Entries shown:
▼

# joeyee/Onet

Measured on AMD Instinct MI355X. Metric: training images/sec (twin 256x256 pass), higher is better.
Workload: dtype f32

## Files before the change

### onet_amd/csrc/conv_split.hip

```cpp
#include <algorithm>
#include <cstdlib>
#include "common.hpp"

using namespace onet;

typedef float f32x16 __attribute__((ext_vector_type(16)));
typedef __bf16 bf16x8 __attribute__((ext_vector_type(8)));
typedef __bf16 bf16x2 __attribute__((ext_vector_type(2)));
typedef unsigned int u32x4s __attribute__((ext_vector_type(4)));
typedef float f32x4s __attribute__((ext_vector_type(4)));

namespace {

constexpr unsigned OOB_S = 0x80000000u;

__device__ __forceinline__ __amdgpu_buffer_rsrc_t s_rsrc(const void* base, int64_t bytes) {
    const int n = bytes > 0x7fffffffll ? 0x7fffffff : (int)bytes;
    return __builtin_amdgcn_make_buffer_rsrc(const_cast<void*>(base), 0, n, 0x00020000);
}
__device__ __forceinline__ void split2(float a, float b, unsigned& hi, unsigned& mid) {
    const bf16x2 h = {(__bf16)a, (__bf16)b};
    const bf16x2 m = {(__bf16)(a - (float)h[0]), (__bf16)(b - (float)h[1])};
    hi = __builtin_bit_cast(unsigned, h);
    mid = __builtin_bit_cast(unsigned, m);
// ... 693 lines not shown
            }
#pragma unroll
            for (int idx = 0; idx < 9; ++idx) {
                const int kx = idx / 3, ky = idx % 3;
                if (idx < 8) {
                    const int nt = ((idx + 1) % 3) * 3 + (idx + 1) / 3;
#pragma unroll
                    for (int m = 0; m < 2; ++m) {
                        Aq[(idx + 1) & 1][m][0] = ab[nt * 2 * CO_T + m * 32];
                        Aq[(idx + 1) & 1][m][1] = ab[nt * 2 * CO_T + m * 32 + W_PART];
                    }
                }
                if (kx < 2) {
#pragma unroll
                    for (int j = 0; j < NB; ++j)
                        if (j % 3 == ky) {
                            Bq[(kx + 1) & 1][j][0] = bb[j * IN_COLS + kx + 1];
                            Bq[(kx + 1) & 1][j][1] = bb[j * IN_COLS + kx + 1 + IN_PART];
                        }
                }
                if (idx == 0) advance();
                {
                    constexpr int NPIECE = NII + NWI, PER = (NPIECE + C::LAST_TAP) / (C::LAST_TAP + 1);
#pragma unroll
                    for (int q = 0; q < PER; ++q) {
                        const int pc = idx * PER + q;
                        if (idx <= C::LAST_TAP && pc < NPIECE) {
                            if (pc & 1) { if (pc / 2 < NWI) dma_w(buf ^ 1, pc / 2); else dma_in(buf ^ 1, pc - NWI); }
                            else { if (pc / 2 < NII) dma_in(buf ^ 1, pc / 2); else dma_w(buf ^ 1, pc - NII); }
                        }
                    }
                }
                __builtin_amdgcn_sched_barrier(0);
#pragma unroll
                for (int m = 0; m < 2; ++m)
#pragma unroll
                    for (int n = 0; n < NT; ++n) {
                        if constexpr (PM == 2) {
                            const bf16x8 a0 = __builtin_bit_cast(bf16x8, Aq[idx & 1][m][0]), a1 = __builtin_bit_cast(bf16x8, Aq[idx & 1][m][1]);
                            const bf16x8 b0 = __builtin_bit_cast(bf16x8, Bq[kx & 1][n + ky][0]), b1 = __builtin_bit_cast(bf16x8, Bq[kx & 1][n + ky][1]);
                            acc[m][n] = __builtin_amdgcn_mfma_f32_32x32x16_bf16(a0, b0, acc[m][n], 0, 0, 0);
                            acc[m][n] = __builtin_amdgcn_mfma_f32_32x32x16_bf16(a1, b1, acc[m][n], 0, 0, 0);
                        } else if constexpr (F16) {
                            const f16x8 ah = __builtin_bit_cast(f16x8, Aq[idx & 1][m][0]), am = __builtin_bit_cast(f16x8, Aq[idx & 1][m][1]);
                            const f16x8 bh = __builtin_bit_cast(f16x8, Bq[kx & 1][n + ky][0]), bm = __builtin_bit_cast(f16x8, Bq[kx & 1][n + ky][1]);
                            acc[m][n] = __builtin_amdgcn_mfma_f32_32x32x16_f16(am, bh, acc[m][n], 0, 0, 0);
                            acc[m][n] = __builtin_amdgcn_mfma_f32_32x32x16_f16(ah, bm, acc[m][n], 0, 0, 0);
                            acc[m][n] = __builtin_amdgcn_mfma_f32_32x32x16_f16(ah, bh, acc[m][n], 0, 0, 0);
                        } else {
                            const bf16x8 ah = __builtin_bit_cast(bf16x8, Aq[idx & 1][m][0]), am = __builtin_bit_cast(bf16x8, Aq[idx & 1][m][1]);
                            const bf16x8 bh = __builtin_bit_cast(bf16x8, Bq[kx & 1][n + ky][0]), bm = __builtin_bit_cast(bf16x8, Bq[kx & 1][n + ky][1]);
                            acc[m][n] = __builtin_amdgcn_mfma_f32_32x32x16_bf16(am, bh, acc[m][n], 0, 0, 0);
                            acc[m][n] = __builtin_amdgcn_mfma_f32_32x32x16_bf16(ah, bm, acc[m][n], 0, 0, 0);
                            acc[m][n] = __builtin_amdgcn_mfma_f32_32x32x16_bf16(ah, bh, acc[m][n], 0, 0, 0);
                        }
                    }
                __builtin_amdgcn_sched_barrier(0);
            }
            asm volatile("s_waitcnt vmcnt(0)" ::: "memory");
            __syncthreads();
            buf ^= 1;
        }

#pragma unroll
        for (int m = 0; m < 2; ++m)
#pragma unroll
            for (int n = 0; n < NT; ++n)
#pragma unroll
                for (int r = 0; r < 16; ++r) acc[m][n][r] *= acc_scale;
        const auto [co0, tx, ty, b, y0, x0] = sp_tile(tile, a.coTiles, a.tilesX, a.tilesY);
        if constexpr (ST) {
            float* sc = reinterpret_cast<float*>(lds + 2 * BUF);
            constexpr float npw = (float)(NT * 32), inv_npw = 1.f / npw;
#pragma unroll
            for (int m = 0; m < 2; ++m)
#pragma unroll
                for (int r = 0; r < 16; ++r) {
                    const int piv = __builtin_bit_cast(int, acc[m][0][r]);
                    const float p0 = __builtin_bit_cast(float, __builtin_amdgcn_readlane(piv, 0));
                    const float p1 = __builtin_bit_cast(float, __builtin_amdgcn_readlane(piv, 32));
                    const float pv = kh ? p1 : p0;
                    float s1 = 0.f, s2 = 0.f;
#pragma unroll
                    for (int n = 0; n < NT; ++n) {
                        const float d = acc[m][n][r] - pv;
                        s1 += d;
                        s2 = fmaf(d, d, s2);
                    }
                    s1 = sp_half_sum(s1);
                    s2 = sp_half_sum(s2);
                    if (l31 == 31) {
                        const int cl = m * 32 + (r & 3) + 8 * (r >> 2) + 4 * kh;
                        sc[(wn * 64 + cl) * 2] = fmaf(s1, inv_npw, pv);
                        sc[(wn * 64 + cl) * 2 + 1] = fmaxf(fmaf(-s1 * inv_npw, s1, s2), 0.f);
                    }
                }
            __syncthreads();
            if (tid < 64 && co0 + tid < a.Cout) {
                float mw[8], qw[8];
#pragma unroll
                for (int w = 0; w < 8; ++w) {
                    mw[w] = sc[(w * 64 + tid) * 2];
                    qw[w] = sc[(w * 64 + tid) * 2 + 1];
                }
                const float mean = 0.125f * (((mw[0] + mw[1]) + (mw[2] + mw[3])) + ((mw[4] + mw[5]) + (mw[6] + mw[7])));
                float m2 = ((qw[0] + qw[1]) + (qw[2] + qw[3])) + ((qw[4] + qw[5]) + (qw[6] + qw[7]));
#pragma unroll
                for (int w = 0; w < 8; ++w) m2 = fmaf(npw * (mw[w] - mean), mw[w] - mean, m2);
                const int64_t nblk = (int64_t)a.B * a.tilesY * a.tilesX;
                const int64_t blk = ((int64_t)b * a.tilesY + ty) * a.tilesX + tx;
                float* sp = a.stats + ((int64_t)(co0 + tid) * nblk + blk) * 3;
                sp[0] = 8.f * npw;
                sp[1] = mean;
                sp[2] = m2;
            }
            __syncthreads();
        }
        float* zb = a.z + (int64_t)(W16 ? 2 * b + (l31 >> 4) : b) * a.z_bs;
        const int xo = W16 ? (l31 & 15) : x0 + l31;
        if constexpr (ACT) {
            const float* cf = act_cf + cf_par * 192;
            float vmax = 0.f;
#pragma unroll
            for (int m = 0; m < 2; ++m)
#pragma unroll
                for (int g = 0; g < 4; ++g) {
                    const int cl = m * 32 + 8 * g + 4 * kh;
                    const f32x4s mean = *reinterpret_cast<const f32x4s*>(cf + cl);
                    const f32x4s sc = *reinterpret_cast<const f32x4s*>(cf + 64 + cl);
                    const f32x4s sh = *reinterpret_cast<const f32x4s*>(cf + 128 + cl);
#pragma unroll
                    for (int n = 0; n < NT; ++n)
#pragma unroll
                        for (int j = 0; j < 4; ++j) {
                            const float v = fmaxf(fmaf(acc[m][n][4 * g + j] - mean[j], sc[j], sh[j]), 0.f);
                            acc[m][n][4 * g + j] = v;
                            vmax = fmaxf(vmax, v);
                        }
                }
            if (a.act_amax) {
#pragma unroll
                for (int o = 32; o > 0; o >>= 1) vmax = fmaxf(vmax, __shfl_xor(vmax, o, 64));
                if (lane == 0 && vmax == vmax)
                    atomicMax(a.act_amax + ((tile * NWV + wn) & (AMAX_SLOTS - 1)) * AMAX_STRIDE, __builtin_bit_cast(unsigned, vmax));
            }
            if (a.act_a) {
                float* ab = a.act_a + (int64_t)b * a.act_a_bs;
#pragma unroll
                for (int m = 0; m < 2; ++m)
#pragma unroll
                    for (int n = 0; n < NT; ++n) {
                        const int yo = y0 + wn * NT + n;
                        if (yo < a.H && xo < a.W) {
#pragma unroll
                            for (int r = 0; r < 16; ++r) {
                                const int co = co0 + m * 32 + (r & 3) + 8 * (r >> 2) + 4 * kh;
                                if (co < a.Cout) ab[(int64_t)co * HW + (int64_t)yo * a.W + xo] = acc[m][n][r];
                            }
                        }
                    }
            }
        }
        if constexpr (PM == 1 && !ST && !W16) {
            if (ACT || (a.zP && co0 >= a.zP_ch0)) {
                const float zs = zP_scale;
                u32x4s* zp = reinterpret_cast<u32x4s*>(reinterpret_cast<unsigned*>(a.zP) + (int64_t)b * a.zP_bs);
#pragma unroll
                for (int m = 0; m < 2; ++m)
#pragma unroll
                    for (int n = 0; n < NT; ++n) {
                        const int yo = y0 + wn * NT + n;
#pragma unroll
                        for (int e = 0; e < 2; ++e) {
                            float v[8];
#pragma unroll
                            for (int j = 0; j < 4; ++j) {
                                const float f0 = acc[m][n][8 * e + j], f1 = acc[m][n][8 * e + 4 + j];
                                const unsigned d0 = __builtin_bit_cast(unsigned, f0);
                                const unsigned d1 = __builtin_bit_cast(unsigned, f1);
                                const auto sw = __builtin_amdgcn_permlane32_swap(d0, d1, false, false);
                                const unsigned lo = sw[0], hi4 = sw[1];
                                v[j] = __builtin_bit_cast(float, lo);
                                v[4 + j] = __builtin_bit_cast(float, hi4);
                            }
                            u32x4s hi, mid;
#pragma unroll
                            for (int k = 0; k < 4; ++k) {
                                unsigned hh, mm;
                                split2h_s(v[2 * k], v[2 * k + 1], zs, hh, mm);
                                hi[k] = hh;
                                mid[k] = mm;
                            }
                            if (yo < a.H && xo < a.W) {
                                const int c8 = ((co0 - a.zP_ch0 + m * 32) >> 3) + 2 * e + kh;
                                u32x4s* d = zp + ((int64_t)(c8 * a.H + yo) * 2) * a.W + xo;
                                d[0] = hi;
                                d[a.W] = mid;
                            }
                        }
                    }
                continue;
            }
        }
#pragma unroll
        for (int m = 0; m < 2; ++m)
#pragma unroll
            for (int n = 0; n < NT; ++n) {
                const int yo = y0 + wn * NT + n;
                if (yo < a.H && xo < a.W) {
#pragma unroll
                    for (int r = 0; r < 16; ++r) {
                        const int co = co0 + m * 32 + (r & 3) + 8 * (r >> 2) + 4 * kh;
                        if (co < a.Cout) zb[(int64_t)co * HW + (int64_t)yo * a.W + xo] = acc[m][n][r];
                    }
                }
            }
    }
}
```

▲

Problem to solve: Where does the word "typedef" show up in the material? Copy out each line that has it.

Reply to the exercise:
typedef float f32x16 __attribute__((ext_vector_type(16)));
typedef __bf16 bf16x8 __attribute__((ext_vector_type(8)));
typedef __bf16 bf16x2 __attribute__((ext_vector_type(2)));
typedef unsigned int u32x4s __attribute__((ext_vector_type(4)));
typedef float f32x4s __attribute__((ext_vector_type(4)));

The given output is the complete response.